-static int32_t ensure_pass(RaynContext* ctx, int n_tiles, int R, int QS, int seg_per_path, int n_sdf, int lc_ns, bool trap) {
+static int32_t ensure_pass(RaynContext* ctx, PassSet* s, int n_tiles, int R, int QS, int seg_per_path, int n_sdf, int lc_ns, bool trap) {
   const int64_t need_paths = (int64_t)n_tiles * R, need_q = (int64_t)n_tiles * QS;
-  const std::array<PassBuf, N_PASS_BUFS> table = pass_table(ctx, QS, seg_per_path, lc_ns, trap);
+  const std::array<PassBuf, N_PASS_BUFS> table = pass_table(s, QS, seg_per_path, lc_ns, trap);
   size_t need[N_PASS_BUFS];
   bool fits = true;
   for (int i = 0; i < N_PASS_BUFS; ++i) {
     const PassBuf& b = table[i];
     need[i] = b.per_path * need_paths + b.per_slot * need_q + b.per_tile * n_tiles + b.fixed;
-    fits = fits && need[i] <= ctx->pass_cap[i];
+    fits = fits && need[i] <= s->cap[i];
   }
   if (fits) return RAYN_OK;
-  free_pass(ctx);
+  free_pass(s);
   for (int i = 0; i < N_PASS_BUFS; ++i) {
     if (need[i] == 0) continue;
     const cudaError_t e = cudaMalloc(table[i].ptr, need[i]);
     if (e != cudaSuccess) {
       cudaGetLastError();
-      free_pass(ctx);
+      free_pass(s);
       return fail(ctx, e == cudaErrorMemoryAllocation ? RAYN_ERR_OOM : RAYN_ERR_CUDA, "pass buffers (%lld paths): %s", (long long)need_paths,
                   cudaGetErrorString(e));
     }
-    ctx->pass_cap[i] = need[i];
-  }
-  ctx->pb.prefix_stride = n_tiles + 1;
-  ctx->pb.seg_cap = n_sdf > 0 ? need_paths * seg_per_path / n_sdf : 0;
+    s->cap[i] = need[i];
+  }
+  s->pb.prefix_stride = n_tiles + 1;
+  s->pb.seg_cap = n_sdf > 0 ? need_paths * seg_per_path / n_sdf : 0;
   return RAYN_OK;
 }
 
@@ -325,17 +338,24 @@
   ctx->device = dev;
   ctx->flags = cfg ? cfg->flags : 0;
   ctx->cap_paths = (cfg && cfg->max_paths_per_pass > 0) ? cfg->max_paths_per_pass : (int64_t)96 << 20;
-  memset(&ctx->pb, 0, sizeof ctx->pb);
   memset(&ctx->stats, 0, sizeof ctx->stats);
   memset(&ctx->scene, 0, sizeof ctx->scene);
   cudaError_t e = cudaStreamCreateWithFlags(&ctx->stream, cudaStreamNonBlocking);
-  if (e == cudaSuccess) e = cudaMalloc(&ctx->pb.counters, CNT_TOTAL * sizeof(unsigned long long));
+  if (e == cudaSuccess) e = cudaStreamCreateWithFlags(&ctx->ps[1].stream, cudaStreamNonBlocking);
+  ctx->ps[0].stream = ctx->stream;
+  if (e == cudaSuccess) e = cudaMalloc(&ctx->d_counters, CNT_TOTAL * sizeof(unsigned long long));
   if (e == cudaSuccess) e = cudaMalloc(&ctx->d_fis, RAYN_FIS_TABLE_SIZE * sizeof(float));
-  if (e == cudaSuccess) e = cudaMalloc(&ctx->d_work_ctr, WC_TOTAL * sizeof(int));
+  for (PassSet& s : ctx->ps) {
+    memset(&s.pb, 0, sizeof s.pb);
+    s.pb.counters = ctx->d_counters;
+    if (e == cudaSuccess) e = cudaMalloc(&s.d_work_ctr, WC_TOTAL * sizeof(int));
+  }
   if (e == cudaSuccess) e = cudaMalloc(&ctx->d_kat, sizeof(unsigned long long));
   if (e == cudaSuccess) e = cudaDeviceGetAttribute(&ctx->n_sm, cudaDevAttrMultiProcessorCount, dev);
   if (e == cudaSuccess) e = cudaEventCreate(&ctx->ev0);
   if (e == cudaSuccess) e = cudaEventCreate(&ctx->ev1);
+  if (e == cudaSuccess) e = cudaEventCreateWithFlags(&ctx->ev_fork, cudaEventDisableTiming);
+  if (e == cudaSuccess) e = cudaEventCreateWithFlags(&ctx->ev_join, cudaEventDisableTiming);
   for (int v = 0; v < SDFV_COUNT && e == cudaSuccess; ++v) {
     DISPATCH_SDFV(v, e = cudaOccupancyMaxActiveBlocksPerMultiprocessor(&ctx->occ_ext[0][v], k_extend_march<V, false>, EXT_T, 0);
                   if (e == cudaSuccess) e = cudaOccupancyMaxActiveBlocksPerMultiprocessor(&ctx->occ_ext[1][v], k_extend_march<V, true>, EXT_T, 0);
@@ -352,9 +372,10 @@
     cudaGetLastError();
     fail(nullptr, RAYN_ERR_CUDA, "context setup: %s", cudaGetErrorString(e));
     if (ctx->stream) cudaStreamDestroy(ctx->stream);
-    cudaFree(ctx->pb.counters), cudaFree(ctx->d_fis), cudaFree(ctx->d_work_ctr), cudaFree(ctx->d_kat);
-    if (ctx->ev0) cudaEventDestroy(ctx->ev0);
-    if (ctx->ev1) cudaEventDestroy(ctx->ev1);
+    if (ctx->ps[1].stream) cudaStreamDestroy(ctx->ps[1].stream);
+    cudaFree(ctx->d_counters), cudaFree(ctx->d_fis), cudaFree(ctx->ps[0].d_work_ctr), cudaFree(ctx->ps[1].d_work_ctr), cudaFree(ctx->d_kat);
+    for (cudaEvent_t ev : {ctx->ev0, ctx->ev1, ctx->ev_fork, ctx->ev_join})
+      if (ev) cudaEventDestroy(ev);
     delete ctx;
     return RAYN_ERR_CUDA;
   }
****************************************
# [TASK INSTRUCTIONS]
Copy out each line carrying the string "cudaEventDestroy" from the data.

# [REPLY]
-    if (ctx->ev0) cudaEventDestroy(ctx->ev0);
-    if (ctx->ev1) cudaEventDestroy(ctx->ev1);
+      if (ev) cudaEventDestroy(ev);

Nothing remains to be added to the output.